Und wenn a) oder b) – oder noch schlimmer, aber realistischer a) und b) – nicht erfüllt sind oder werden können, dann nützt jedes noch so schöne Gesetz nichts oder nur punktuell. Man muss ein Gesetz und seine Regeln nicht nur von der Absicht, sondern auch vom Ende her denken. Ansonsten bleibt man auf der Ebene der Symbolpolitik stecken.
Außerdem sind in dem neuen Schutzgesetz zwei scheunentorgroße Ausweichmöglichkeiten für die Auftraggeber eingebaut worden:
a) „Unbedenklichkeitsbescheinigungen beispielsweise von den Krankenkassen oder der Berufsgenossenschaft weisen Subunternehmen als zuverlässig aus und entlasten die Auftraggeber von der Haftung.“
b) Mittels unabhängiger Eignungsprüfung können Subunternehmen ebenfalls ihre Auftraggeber von der Haftung befreien.

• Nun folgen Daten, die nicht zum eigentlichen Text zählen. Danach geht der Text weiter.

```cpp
struct ConvArgs {
  const void* u;
  const void* pregate;
  const void* postgate;
  void* y;
  const void* kf;
  const uint8_t* tab;
  PlanTabs t;
  int B, H, L;
  int npair;
  int nchunk, ppc;
  int conj_kf;
  int fast;
// ... 562 lines not shown
    else rows_load<NC>(a, h, pq, un, X);
  }
  template <int NC, bool PL>
  static FFC_FN void rows_store_sel(const ConvArgs& a, int h, int pq, Unit un, const RowRegsT<NC>& X) {
    if constexpr (PL) rows_store_pl<NC>(a, pq, un, X);
    else rows_store<NC>(a, h, pq, un, X);
  }
  template <int NC, bool PL>
  static FFC_FN void rows_in_sel(const ConvArgs& a, int h, int pq, Unit un) {
    RowRegsT<NC> X;
    rows_load_sel<NC, PL>(a, h, pq, un, X);
    rows_store_sel<NC, PL>(a, h, pq, un, X);
  }
  static constexpr bool HAS_DMA = GEO::OUTER && GEO::N1 == 32 && GEO::S1 == 1;
  static constexpr int DMA_ROW0 = GEO::N1 / 2;
  static FFC_FN void rows_dma(const ConvArgs& a, int h, int pq, Unit un) {
    if (a.stream) rows_dma_t<true>(a, h, pq, un);
    else rows_dma_t<false>(a, h, pq, un);
  }
  template <bool NT>
  static FFC_FN void rows_dma_t(const ConvArgs& a, int h, int pq, Unit un) {
    const i32 lane = B::opaque(B::lane());
#pragma unroll
    for (int pl = 0; pl < 2; pl++) {
      const int b = 2 * pq + pl;
      const uint16_t* base = (const uint16_t*)a.u + row_off(b < a.B ? b : a.B - 1, true, a.sbu, h, a.L);
#pragma unroll
      for (int r = 0; r < GEO::N1 / 2; r++) {
        i32 n = B::imin(lane * 2 + (r * GEO::Mi + un.wq * 128), a.L - 2);
        B::template g2lds32<NT>(base, n >> 1, un.eb + pl * GEO::PLANE + (DMA_ROW0 + r) * (GEO::Mi * 2) + un.wq * 256);
      }
    }
  }
  static FFC_FN void rows_dma_finish(const ConvArgs& a, int pq, Unit un) {
    B::vm_wait0();
    const i32 lane = B::opaque(B::lane());
#pragma unroll
    for (int pl = 0; pl < 2; pl++) {
      const bool ok = (2 * pq + pl) < a.B;
#pragma unroll
      for (int r = 0; r < GEO::N1 / 2; r++) {
        if (ok && (r + 1) * GEO::Mi <= a.L) continue;
        i32 n = lane * 2 + (r * GEO::Mi + un.wq * 128);
        B::lds_w32p(lane * 4 + (un.eb + pl * GEO::PLANE + (DMA_ROW0 + r) * (GEO::Mi * 2) + un.wq * 256), B::uconst(0),
                    B::pnot((n < a.L) && ok));
      }
    }
    B::lds_fence();
  }

  static FFC_FN U4 gload8_rows(const uint16_t* base, i32 b, int h, const ConvArgs& a, int64_t sb, i32 n, int fast, pred ok) {
    const int sbi = (int)sb;
    if (fast) {
      i32 o16 = b * (sbi >> 3) + (h * (a.L >> 3) + (n >> 3));
      return B::g_r128p(base, o16, ok && (n < a.L));
    }
    u32 w[4];
#pragma unroll
    for (int q = 0; q < 4; q++) {
      i32 e0 = b * sbi + (h * a.L + n + 2 * q);
      u32 lo = B::g_r16(base, e0, ok && ((n + 2 * q) < a.L));
      u32 hi = B::g_r16(base, e0 + 1, ok && ((n + (2 * q + 1)) < a.L));
      w[q] = lo | (hi << 16);
    }
    U4 v; v.x = w[0]; v.y = w[1]; v.z = w[2]; v.w = w[3];
    return v;
  }
  static FFC_FN void gstore8_rows(uint16_t* base, i32 b, int h, const ConvArgs& a, int64_t sb, i32 n, int fast, pred ok, U4 v) {
// ... 597 lines not shown
            i32 m = j * 4 + (s1 * 128 + w * 128 * GEO::S1 + 2 * tp + th);
            i32 k0 = hi * 4 + ((16 * half) % GEO::N1);
            F2 tr[4], ti[4];
            if constexpr (RP) chain8p(m * (k0 * ps.R + ps.k0), m * ps.R, -1.0f, s_fwd, tr, ti, GEO::N * ps.R - 1, 1.0f / (float)(GEO::N * ps.R));
            else chain8p(m * k0, m, -1.0f, s_fwd, tr, ti);
            apply8(re, im, half, tr, ti);
          }
        }
        if (th == 0) {
          re0 = re; im0 = im;
        } else {
#pragma unroll
          for (int r = 0; r < 16; r++) {
            if (!FWD && HALF && row_dead((r & 3) + 8 * (r >> 2))) continue;
            const u32 vr = B::template pack<DT>(re0[r], re[r]), vi = B::template pack<DT>(im0[r], im[r]);
            if (tp == 0) {
              p0r[r] = vr; p0i[r] = vi;
            } else {
              const int c = (r & 3) + 8 * (r >> 2);
              const int s1 = c / GEO::N1, rwc = c % GEO::N1;
              i32 off = colb[s1] + rwc * (GEO::Mi * 2);
              U2 wr, wi;
              wr.x = p0r[r]; wr.y = vr; wi.x = p0i[r]; wi.y = vi;
              B::lds_w64(off, wr);
              B::lds_w64(off + GEO::PLANE, wi);
            }
          }
        }
      }
    }
  }

  static constexpr bool HALF_C = GEO::N1 == 32 && GEO::N2 == 32 && GEO::N3 == 32;
  using A4 = typename B::A4;
  struct NoMid { FFC_FN void operator()() const {} };
  template <bool GS, class MID>
  static FFC_FN void outer_inv_half_cols(int hc, Unit un, const W4& Cr, const W4& Ci, const W4& Cn, const ConvArgs* a, int h, int pq, MID mid) {
    const i32 lane = B::opaque(B::lane());
    const i32 c = lane & 15, g = lane >> 4;
    const i32 m0 = c * 4 + (hc * 64 + un.wq * 128);
    const i32 colr = e_off<GEO, i32>((g >> 1) * 16 + (g & 1) * 4, m0) + un.eb;
    U2 rawr[8], rawi[8];
#pragma unroll
    for (int e = 0; e < 8; e++) {
      i32 off = colr + kslot_row(0, 0, e) * (GEO::Mi * 2);
      rawr[e] = B::lds_r64(off); rawi[e] = B::lds_r64(off + GEO::PLANE);
    }
    A4 re[4], im[4];
#pragma unroll
    for (int t = 0; t < 4; t++) {
      W4 dr, di;
#pragma unroll
      for (int d = 0; d < 4; d++) {
        const u32 ar = (t & 2) ? rawr[2 * d].y : rawr[2 * d].x, br = (t & 2) ? rawr[2 * d + 1].y : rawr[2 * d + 1].x;
        const u32 ai = (t & 2) ? rawi[2 * d].y : rawi[2 * d].x, bi = (t & 2) ? rawi[2 * d + 1].y : rawi[2 * d + 1].x;
        dr[d] = (t & 1) ? B::merge_hi(ar, br) : B::merge_lo(ar, br);
        di[d] = (t & 1) ? B::merge_hi(ai, bi) : B::merge_lo(ai, bi);
      }
      re[t] = B::a4_zero(); im[t] = B::a4_zero();
      B::template mfma16<DT>(re[t], Cr, dr);
      B::template mfma16<DT>(im[t], Ci, dr);
      B::template mfma16<DT>(re[t], Cn, di);
      B::template mfma16<DT>(im[t], Cr, di);
      if (t == 0) mid();
    }
    U2 wr[4], wi[4];
#pragma unroll
    for (int r = 0; r < 4; r++) {
      wr[r].x = B::template pack<DT>(re[0][r], re[1][r]); wr[r].y = B::template pack<DT>(re[2][r], re[3][r]);
      wi[r].x = B::template pack<DT>(im[0][r], im[1][r]); wi[r].y = B::template pack<DT>(im[2][r], im[3][r]);
    }
    if constexpr (!GS) {
      const i32 colw = e_off<GEO, i32>(g * 4, m0) + un.eb;
#pragma unroll
      for (int r = 0; r < 4; r++) {
        B::lds_w64(colw + r * (GEO::Mi * 2), wr[r]);
        B::lds_w64(colw + (r * (GEO::Mi * 2) + GEO::PLANE), wi[r]);
      }
    } else {
      const i32 n = g * (4 * GEO::Mi) + m0;
#pragma unroll
      for (int pl = 0; pl < 2; pl++) {
        const int b = 2 * pq + pl;
        const bool ok = b < a->B;
        uint16_t* base = (uint16_t*)a->y + row_off(b, ok, a->sby, h, a->L);
        if (a->stream) {
#pragma unroll
          for (int r = 0; r < 4; r++) B::g_w64_nt(base, (n + r * GEO::Mi) >> 2, pl ? wi[r] : wr[r], ((n + r * GEO::Mi) < a->L) && ok);
        } else {
#pragma unroll
          for (int r = 0; r < 4; r++) B::g_w64(base, (n + r * GEO::Mi) >> 2, pl ? wi[r] : wr[r], ((n + r * GEO::Mi) < a->L) && ok);
        }
      }
    }
  }
  template <bool GS>
  static FFC_FN void outer_inv_half(Unit un, const ConvArgs* a = nullptr, int h = 0, int pq = 0) { outer_inv_half<GS>(un, a, h, pq, NoMid()); }
  template <bool GS, class LAST>
  static FFC_FN void outer_inv_half(Unit un, const ConvArgs* a, int h, int pq, LAST last) {
    static_assert(HALF_C && GEO::S1 == 1 && GEO::NW == 8, "half-height phase C: fft 32768");
    static_assert(!GS || !B::HAS_ADD, "the direct store has no addend");
    const i32 lane = B::opaque(B::lane());
    const i32 toff = ((lane & 15) + ((lane >> 4) & 1) * 32) * 16 + (lane >> 5) * 3072 + GEO::L_F1;
    U4 v0 = B::lds_r128(toff), v1 = B::lds_r128(toff + 1024), v2 = B::lds_r128(toff + 2048);
    W4 Cr = B::w4(v0.x, v0.y, v0.z, v0.w);
    W4 Ci = B::w4(v2.x, v2.y, v2.z, v2.w);
    W4 Cn = B::w4(v1.x, v1.y, v1.z, v1.w);
    B::pin(Cr); B::pin(Ci); B::pin(Cn);
    if constexpr (B::LEAN_OUTER) {
#pragma unroll 1
      for (int hc = 0; hc < 2; hc++)
        outer_inv_half_cols<GS>(hc, un, Cr, Ci, Cn, a, h, pq, [&]() { if (hc == 1) last(); });
    } else {
      outer_inv_half_cols<GS>(0, un, Cr, Ci, Cn, a, h, pq, NoMid());
      outer_inv_half_cols<GS>(1, un, Cr, Ci, Cn, a, h, pq, last);
    }
  }

  template <bool FWD, bool HALF, bool RP = false, bool DIN = false, bool NOTW = false>
  static FFC_FN void outer_stage(int L, Unit un, float s_fwd = 1.0f, Pass ps = Pass(), int flags = 0) {
    if constexpr (DIN) { outer_stage_pair<FWD, HALF, RP, true, NOTW>(L, un, s_fwd, ps); return; }
    if constexpr (!FWD && HALF && !RP && HALF_C) {
      if (!(flags & 256)) { outer_inv_half<false>(un); return; }
    }
    if constexpr (B::LEAN_OUTER && !(FWD && HALF && GEO::N1 == 32)) outer_stage_tile<FWD, HALF, RP, NOTW>(L, un, s_fwd, ps);
    else if constexpr (!B::LEAN_OUTER && FFC_OUTER_QUAD != 0 && HALF) outer_stage_quad<FWD, HALF, RP, NOTW>(L, un, s_fwd, ps);
    else outer_stage_pair<FWD, HALF, RP, false, NOTW>(L, un, s_fwd, ps);
  }

  struct InnerRegs { Mat F2; CT16 tw; i32 roff[2][2]; i32 woff[4]; };
  template <bool TWR = true>
  static FFC_FN void load_inner(InnerRegs& R, Unit un) {
    lds_mat(R.F2, GEO::L_F2);
    if constexpr (TWR) lds_ct16(R.tw, GEO::L_TW);
    const i32 lane = B::lane();
    const i32 c = lane & 31, hi = lane >> 5;
    const i32 i16 = lane & 15, g16 = (lane >> 4) & 1;
    const i32 n3b = (g16 * 16) % GEO::N3;
#pragma unroll
    for (int ms = 0; ms < 2; ms++)
#pragma unroll
      for (int rho = 0; rho < 2; rho++) {
        i32 U = hi * 4 + (16 * ms + 8 * rho) + (i16 >> 2);
        i32 sU = U / GEO::N2, n2 = U % GEO::N2;
        i32 row = sU * GEO::SV + ((g16 * 16) / GEO::N3);
        R.roff[ms][rho] = e_off<GEO, i32>(row, n2 * GEO::N3 + n3b + (i16 & 3) * 4) + un.eb;
      }
#pragma unroll
// ... 684 lines not shown
        for (int i = 0; i < 4; i++) B::cmulp(tr[i], ti[i], c16, s16, tr[i], ti[i]);
        apply8(reA, imA, 1, tr, ti);
        apply8(reB, imB, 1, tr, ti);
      } else
#pragma unroll
      for (int half = 0; half < 2; half++) {
        const int sV = (16 * half) / GEO::N3;
        i32 k1 = sUl * GEO::SV + (sV + tau * GEO::G);
        i32 n30 = hi * 4 + ((16 * half) % GEO::N3);
        F2 tr[4], ti[4];
        chain8p(B::mul24(mlane + n30, k1), k1, 1.0f, a.s_inv, tr, ti);
        apply8(reA, imA, half, tr, ti);
        apply8(reB, imB, half, tr, ti);
      }
    }
    tile_store(tau, R, reA, imA);
    tile_store(tau, R, reB, imB, DB);
  }

  static FFC_FN void unit_barrier() {
    if constexpr (GEO::NW > 1) B::barrier();
    else B::lds_fence();
  }
  template <bool HALF, bool PROF = false, bool RP = false, bool SZ = false, bool SP = false, bool GS = false, bool PL = false>
  static FFC_FN void outer_jobs(const ConvArgs& a, int h, int p0, int p1, int u, Unit un, int wg_linear = 0) {
    static_assert(!GS || (HALF && !RP && !SP && HALF_C), "direct-store phase C: single-pass fft 32768, L <= N/2");
    static_assert(!PL || GS, "plain input rows: a form of the direct-store kernels");
    constexpr int NC = HALF ? NCH / 2 : NCH;
    constexpr bool PREFETCH = HALF && !RP;
    constexpr bool FOLDF = CAN_FOLD && !RP && !SP && !PROF && !B::LEAN_OUTER;
    constexpr bool CROSS = !SP && !RP && !PROF && !B::LEAN_OUTER && GEO::N3 == GEO::N2 && GEO::NW > 1 && GEO::UPW >= 2;
    const int npass = RP ? a.R : 1;
    const int iters = ((p1 - p0 + GEO::UPW - 1) / GEO::UPW) * npass;
    RowRegsT<NC> X;
    if constexpr (PREFETCH) { if (p0 + u < p1) rows_load_sel<NC, PL>(a, h, p0 + u, un, X); }
    unsigned long long acc[8] = {0, 0, 0, 0, 0, 0, 0, 0}, t0 = 0, t1 = 0;
#define FFC_TICK(k) if (PROF) { t1 = B::clock(); acc[k] += t1 - t0; t0 = t1; }
    const bool second = B::wave() >= 4;
#define FFC_PRIO(x) if constexpr (GEO::NW > 1) B::template setprio<x>();
#pragma unroll 1
    for (int it = 0; it < iters; it++) {
      const int p = p0 + (RP ? it / npass : it) * GEO::UPW + u;
      const Pass ps = RP ? make_pass(a, it % npass) : Pass();
      const int hk = RP ? h * ps.R + ps.k0 : h;
      const bool act = (PL && GEO::UPW == 1) || p < p1;
      if (PROF) t0 = B::clock();
      FFC_PRIO(1)
      if (act) {
        if constexpr (RP) {
          rows_in_rp<NC>(a, h, p, un, ps);
        } else {
          if constexpr (!PREFETCH) rows_load_sel<NC, PL>(a, h, p, un, X);
          rows_store_sel<NC, PL>(a, h, p, un, X);
        }
        B::lds_fence();
        FFC_TICK(0)
        FFC_PRIO(0)
        outer_stage<true, HALF, RP, false, FOLDF>(a.L, un, a.s_fwd, ps);
        FFC_TICK(1)
      }
      unit_barrier();
      FFC_TICK(2)
      if constexpr (CROSS) {
        const int ug = u >> 1, wl = (u & 1) * GEO::NW + un.wq;
        const int pA = p0 + it * GEO::UPW + 2 * ug;
        if (pA < p1) {
          Unit ua;
          ua.eb = 2 * ug * GEO::EBYTES; ua.wq = wl;
          InnerRegs R;
          load_inner(R, ua);
          uint8_t* zA = SZ ? z_slot(a.zsave, h, a.npair, pA) : nullptr;
          if (pA + 1 < p1) {
#pragma unroll 1
            for (int tt = 0; tt < 2; tt++) {
              if (tt == 0) { FFC_PRIO(3) } else if (second) { FFC_PRIO(2) } else { FFC_PRIO(1) }
              if constexpr (FOLDF) inner_tile2x_fold<SZ>(a, hk, wl * 2 + tt, R, ua, zA, zA + (int64_t)GEO::N * 4);
              else inner_tile2x<SZ>(a, hk, wl * 2 + tt, R, ua, zA, zA + (int64_t)GEO::N * 4);
            }
          } else {
            inner_tile2<false, SZ, FOLDF, HALF>(a, hk, wl * 2, R, ua, Pass(), zA);
          }
        }
      } else if (act) {
        InnerRegs R;
        load_inner(R, un);
        if constexpr (SP) {
          Mat Fs;
          lds_mat_sp(Fs);
#pragma unroll 1
          for (int tt = 0; tt < GEO::TPW; tt += 2) inner_tile2_sp(a, hk, un.wq * GEO::TPW + tt, R, Fs, un);
        } else if constexpr (GEO::N3 == GEO::N2) {
#pragma unroll 1
          for (int tt = 0; tt < GEO::TPW; tt += 2) {
            if (tt == 0) { FFC_PRIO(3) } else if (second) { FFC_PRIO(2) } else { FFC_PRIO(1) }
            inner_tile2<RP, SZ, FOLDF, HALF>(a, hk, un.wq * GEO::TPW + tt, R, un, ps,
                                SZ ? (RP ? z_slot_rp(a.zsave, h, a.npair, p, ps.R, ps.k0) : z_slot(a.zsave, h, a.npair, p)) : nullptr);
          }
        } else {
          KfRegs kf0;
          load_kf(a, h, un.wq * GEO::TPW, kf0);
#pragma unroll 1
          for (int tt = 0; tt < GEO::TPW; tt++) {
            KfRegs kfn;
            if (tt + 1 < GEO::TPW) load_kf(a, h, un.wq * GEO::TPW + tt + 1, kfn);
            inner_tile(a, un.wq * GEO::TPW + tt, R, un, kf0);
            kf0 = kfn;
          }
        }
      }
      FFC_TICK(3)
      unit_barrier();
      FFC_TICK(4)
      FFC_PRIO(3)
      if constexpr (PREFETCH) { if (it + 1 < iters && p + GEO::UPW < p1) rows_load_sel<NC, PL>(a, h, p + GEO::UPW, un, X); }
      if constexpr (GS) {
        if (act) {
          outer_inv_half<true>(un, &a, h, p);
          FFC_TICK(5)
        }
      } else if (act) {
        outer_stage<false, HALF, RP>(a.L, un, 1.0f, ps, a.flags);
        B::lds_fence();
        FFC_TICK(5)
        FFC_PRIO(2)
        if constexpr (SZ) {
          if (a.yraw) {
            ConvArgs ar = a;
            ar.y = a.yraw; ar.postgate = nullptr; ar.addend = nullptr; ar.sby = (int64_t)a.H * a.L;
            if constexpr (RP) rows_out_rp<NC, false>(ar, h, p, un, ps);
            else rows_out<NC, false>(ar, h, p, un);
          }
        }
        if constexpr (RP) rows_out_rp<NC>(a, h, p, un, ps);
        else rows_out<NC>(a, h, p, un);
        FFC_TICK(6)
      }
    }
#undef FFC_TICK
#undef FFC_PRIO
    if (PROF && a.prof) {
      const i32 lane = B::lane();
      unsigned long long* dst = a.prof + ((long long)wg_linear * GEO::WGW + B::wave()) * 8;
#pragma unroll
      for (int k = 0; k < 8; k++) B::g_w64(dst, lane * 0 + k, B::u2_from64(acc[k]), lane < 1);
    }
  }

  template <bool HALF = false, bool SZ = false, bool SP = false, bool GS = false, bool PL = false>
  static FFC_FN void conv(const ConvArgs& a, int h, int chunk) {
    setup_tables(a.tab, a.t);
    conv_job<HALF, false, SZ, SP, GS, PL>(a, h, chunk);
// ... 166 lines not shown
```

Der Generalunternehmer kann sich also entlasten. Was werden wohl die an der Spitze der Pyramide stehenden Unternehmen wie GLS oder Hermes machen? Die Gefahr, dass sich ein Teil der Unternehmen aus der an sich mit der Nachunternehmerhaftung beabsichtigten Verantwortungsübernahme wieder freikaufen kann ist groß.
Bei einer Anhörung im Arbeits- und Sozialausschuss des Bundestages im Oktober mahnten Experten eine Veränderung der gesetzlichen Verpflichtung zur Dokumentation der Arbeitszeit an. Künftig sollte in der Branche der Beginn der täglichen Arbeitszeit jeweils unmittelbar bei Arbeitsaufnahme sowie das Ende und die Gesamtdauer der täglichen Arbeitszeit jeweils am Tag der Arbeitsleistung aufgezeichnet werden. Man ahnt es schon: Das wurde nicht aufgenommen. Die „Tracking“-Branche par excellence sieht sich technisch überfordert, das zu realisieren. Ein Verbandsklagerecht für Gewerkschaften, das ebenfalls gefordert wurde? Fehlanzeige.
Fazit: Es gibt keinen Grund, über dieses von vornherein amputierte Gesetz zu jubeln. Ich hätte mir hier deutlicheres Engagement der Gewerkschaften gewünscht, einen Durchbruch kann ich nicht ausmachen.